Transitional jobs (TJ) programs are the most common example of this approach and have been found to increase employment in the short term. But more must be done to improve longer-term employment outcomes for those with serious barriers to employment. Studies show that several TJ programs for former prisoners and welfare recipients generate very large increases in employment initially — due to the subsidized jobs themselves — suggesting that the programs have succeeded in employing many people who would not otherwise have worked. However, the TJ programs tested thus far have generally not improved long-term employment outcomes. Two possible explanations are that TJ programs fail to make participants more attractive to employers because transitional work is not perceived as valuable or hard skill-building — or that the programs have lacked strong job development components, which would more directly connect individuals to employers.
Some of the TJ programs have produced other positive effects. The Transitional Work Corporation (TWC), a TJ program that targeted welfare recipients, reduced welfare receipt and welfare payments. Another program that targets former prisoners, the Center for Employment Opportunities (CEO), generated decreases in recidivism through three years, a rare achievement resulting in as much as $8,300 in savings to taxpayers for each program participant. However, four other TJ programs that targeted recently released prisoners did not consistently reduce recidivism — even during the early period when there was a large impact on employment.
Older subsidized employment models that provided wage subsidies to private employers have been successful at improving employment and earnings outcomes for welfare recipients and other groups, but these programs were small and selective. It will be important to see whether the next generation of subsidized employment models that provide on-the-job training or place participants directly into subsidized jobs with private firms can produce better outcomes.
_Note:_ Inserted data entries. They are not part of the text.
static bool serial_forced() {
  static const bool v = [] { const char *e = getenv("SMILEHIP_SERIAL"); return e && e[0] != '0'; }();
  return v;
}
static bool serial_streams(int64_t total_frames) {
  static const int forced = [] { const char *e = getenv("SMILEHIP_SERIAL"); return e ? (e[0] == '0' ? 0 : 1) : -1; }();
  return forced >= 0 ? forced != 0 : total_frames >= (int64_t)4000000;
}
static void fill_params(const smilehip_plan *p, const smilehip_batch *b, const int16_t *d_pcm, float *d_out,
                        int64_t ld, LldParams &P) {
  std::memset(&P, 0, sizeof(P));
  P.pcm = d_pcm;
  P.pcm_f32 = b->run_pcm_f32;
  P.pcm_total = b->h_samp_off.back();
  P.samp_off = b->d_samp_off.p;
  P.frame_off = b->d_frame_off.p;
  P.frame_utt = b->d_frame_utt.p;
  P.tile_utt = b->d_tile_utt.p;
  P.tile_t0 = b->d_tile_t0.p;
  P.tile_rec = b->d_tile_rec.p;
  P.ftile_rec = b->d_ftile_rec.p;
  P.n_ftiles = b->n_ftiles;
  P.n_utt = b->n_utt;
  P.n_tiles = b->n_tiles;
  P.total_frames = b->total_frames;
  P.out = d_out;
  P.ld_out = ld;
  P.N = (int32_t)p->geo.N;
  P.H = (int32_t)p->geo.H;
  P.Nfft = (int32_t)p->geo.Nfft;
  P.K = (int32_t)p->geo.K;
  P.pad_left = p->cfg.zero_pad_symmetric ? (int32_t)((p->geo.Nfft - p->geo.N) / 2) : 0;
  P.preemph = p->cfg.preemph;
  P.de = p->cfg.preemph_de;
  P.k = p->cfg.preemph_k;
  P.one_minus_k = 1 - p->cfg.preemph_k;
  P.win_offset = (float)p->cfg.win_offset;
  P.window = p->d_window.p;
  P.oo = p->oo.tab();
  P.mel_coef = p->d_mel_coef.p;
  P.mel_rng = p->d_mel_rng.p;
  P.mel_scale = p->mel.scale;
  P.use_power = p->cfg.use_power;
  P.n_bands = p->mel.n_bands;
  P.dct_rows = p->d_dct_rows.p;
  P.dct_gain = p->d_dct_gain.p;
  P.n_mfcc = p->dct.n_mfcc;
  P.melfloor = p->dct.melfloor;
  P.log_floor = p->dct.log_floor;
  P.plp = p->cfg.chain_kind == SMILEHIP_CHAIN_PLP;
  P.plp_order = p->cfg.plp_lp_order;
  P.plp_compression = p->cfg.plp_compression;
  P.plp_eql = p->d_plp_eql.p;
  P.plp_cos = p->d_plp_cos.p;
  P.plp_sin = p->d_plp_sin.p;
}

static ChainParams chain_params(const smilehip_batch *b, const float *x, int64_t ld_x, int32_t D, float *out, int64_t ld_out) {
  ChainParams Q;
  std::memset(&Q, 0, sizeof(Q));
  Q.frame_off = b->d_frame_off.p;
  Q.row_off = b->d_row_off.p;
  Q.tile_utt = b->d_dtile_utt.p;
  Q.tile_t0 = b->d_dtile_t0.p;
  Q.n_tiles = b->n_dtiles;
  Q.n_utt = b->n_utt;
  Q.x = x;
  Q.ld_x = ld_x;
  Q.out = out;
  Q.ld_out = ld_out;
  Q.D = D;
  Q.short_T = chain_short_max();
  Q.short_utts = b->d_short.p;
  Q.n_short = (int32_t)b->h_short.size();
  return Q;
}

static int delta_chain_from(smilehip_plan *plan, smilehip_batch *b, const float *d_x, int64_t ld_x, int copy_col, float *d_io,
                            int64_t ld, int32_t D, int32_t W, int32_t n_orders, void *stream) {
  if (!plan || !b || !d_io) return fail(SMILEHIP_ERR_INVALID, "smilehip_delta_chain: null argument");
  if (n_orders < 1 || n_orders > 2 || W < 1 || W > 4 || D < 1 || D > 64 || ld < (int64_t)D * (1 + n_orders))
    return fail(SMILEHIP_ERR_INVALID, "smilehip_delta_chain: unsupported D=%d W=%d orders=%d ld=%lld", D, W, n_orders, (long long)ld);
  if (b->total_frames == 0) return SMILEHIP_OK;
  if (b->total_rows != b->total_frames) return fail(SMILEHIP_ERR_INVALID, "smilehip_delta_chain: batch belongs to a chain with extra rows");
  ChainParams Q = chain_params(b, d_x, ld_x, D, d_io, ld);
  Q.copy_col = copy_col;
  Q.n_stages = n_orders;
  Q.kind[0] = Q.kind[1] = 0;
  Q.W[0] = Q.W[1] = W;
  Q.out_col[0] = D;
  Q.out_col[1] = 2 * D;
  hipError_t e = launch_chain(Q, (hipStream_t)stream);
  if (e != hipSuccess) return fail(SMILEHIP_ERR_HIP, "window-chain kernel launch failed: %s", hipGetErrorString(e));
  return SMILEHIP_OK;
}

These findings suggest that providing transitional jobs can provide short-term income support to individuals with serious barriers to employment or to broader groups during poor economic times, but it does not guarantee improvements in long-term employment or other outcomes. Thus, it is important to test enhanced models of subsidized jobs that include partnerships with private employers, the use of incentives for participants and employers, additional training in hard skills to better prepare people for unsubsidized jobs, and other supports designed to address the specific needs of the population being served.
Two major, multisite projects run by MDRC — the Department of Labor’s Enhanced Transitional Jobs Demonstration and the Department of Health and Human Services’ Subsidized and Transitional Employment Demonstration — are currently testing the next generation of subsidized employment models, which are distinctly different from older TJ programs. These programs aim to increase the long-term employment of a variety of hard-to-employ populations, including welfare recipients, former prisoners, and low-income noncustodial parents. They also have additional goals specific to the target population, such as reducing welfare receipt, reducing recidivism, and increasing child support payments.
Larger-scale counter-cyclical initiatives may be needed as well, particularly for certain groups that have been most dramatically affected by the Great Recession and the slow recovery — for example, non-college-bound youth, whose employment rates have seen a marked decline in the last decade. Without early work experience — an important form of human capital formation — their future lifetime earnings could be severely affected.